= Collected data entries =
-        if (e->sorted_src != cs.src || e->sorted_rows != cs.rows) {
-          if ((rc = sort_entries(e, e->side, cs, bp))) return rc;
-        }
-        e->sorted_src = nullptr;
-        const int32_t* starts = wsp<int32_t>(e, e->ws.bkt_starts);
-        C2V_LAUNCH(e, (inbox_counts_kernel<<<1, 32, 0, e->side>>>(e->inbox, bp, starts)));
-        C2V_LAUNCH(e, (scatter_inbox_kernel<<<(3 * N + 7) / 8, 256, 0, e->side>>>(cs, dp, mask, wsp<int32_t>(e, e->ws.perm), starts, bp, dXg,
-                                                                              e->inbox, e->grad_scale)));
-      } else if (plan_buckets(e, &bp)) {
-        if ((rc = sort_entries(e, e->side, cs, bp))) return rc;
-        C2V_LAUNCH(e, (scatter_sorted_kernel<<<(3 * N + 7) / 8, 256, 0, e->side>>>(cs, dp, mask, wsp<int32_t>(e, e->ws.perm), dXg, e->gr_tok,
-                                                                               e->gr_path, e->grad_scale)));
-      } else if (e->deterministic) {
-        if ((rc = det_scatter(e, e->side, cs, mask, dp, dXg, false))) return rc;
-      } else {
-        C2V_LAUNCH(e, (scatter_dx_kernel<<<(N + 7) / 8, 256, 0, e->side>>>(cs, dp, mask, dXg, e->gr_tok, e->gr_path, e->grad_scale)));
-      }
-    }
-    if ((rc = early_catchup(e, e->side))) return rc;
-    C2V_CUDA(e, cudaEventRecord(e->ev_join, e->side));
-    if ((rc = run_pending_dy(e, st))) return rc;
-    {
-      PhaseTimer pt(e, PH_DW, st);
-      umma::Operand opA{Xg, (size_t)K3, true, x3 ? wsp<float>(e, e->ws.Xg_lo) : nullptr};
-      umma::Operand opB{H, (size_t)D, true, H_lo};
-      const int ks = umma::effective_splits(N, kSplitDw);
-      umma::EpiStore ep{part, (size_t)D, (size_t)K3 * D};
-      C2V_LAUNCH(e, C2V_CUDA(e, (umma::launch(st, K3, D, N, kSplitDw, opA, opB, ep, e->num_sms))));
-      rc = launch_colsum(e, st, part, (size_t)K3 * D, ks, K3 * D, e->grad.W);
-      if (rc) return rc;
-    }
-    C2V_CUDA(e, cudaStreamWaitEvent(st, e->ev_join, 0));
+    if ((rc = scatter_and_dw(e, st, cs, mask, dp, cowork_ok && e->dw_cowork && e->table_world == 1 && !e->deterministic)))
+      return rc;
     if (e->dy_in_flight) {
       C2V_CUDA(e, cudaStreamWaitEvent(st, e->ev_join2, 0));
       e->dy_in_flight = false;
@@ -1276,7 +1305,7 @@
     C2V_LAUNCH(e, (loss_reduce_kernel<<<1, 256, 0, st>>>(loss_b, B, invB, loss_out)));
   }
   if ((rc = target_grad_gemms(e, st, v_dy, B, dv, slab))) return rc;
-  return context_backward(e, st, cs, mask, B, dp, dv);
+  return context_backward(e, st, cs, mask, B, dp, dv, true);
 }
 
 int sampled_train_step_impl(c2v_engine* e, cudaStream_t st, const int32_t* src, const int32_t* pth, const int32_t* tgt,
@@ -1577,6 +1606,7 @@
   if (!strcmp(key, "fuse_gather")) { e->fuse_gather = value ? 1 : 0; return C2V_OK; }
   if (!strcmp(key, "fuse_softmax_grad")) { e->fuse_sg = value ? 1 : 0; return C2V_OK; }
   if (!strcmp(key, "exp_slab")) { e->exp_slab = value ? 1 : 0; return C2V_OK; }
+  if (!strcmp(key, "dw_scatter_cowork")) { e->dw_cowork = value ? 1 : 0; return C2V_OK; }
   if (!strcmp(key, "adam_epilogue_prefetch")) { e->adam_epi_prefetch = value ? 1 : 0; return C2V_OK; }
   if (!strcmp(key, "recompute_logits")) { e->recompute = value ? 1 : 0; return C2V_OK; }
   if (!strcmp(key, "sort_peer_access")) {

= WORK ITEM =
Exactly as written, repeat each line from the beginning of the data above to the line containing "else if (e->deterministic)", inclusive.

= EXERCISE SOLUTION =
-        if (e->sorted_src != cs.src || e->sorted_rows != cs.rows) {
-          if ((rc = sort_entries(e, e->side, cs, bp))) return rc;
-        }
-        e->sorted_src = nullptr;
-        const int32_t* starts = wsp<int32_t>(e, e->ws.bkt_starts);
-        C2V_LAUNCH(e, (inbox_counts_kernel<<<1, 32, 0, e->side>>>(e->inbox, bp, starts)));
-        C2V_LAUNCH(e, (scatter_inbox_kernel<<<(3 * N + 7) / 8, 256, 0, e->side>>>(cs, dp, mask, wsp<int32_t>(e, e->ws.perm), starts, bp, dXg,
-                                                                              e->inbox, e->grad_scale)));
-      } else if (plan_buckets(e, &bp)) {
-        if ((rc = sort_entries(e, e->side, cs, bp))) return rc;
-        C2V_LAUNCH(e, (scatter_sorted_kernel<<<(3 * N + 7) / 8, 256, 0, e->side>>>(cs, dp, mask, wsp<int32_t>(e, e->ws.perm), dXg, e->gr_tok,
-                                                                               e->gr_path, e->grad_scale)));
-      } else if (e->deterministic) {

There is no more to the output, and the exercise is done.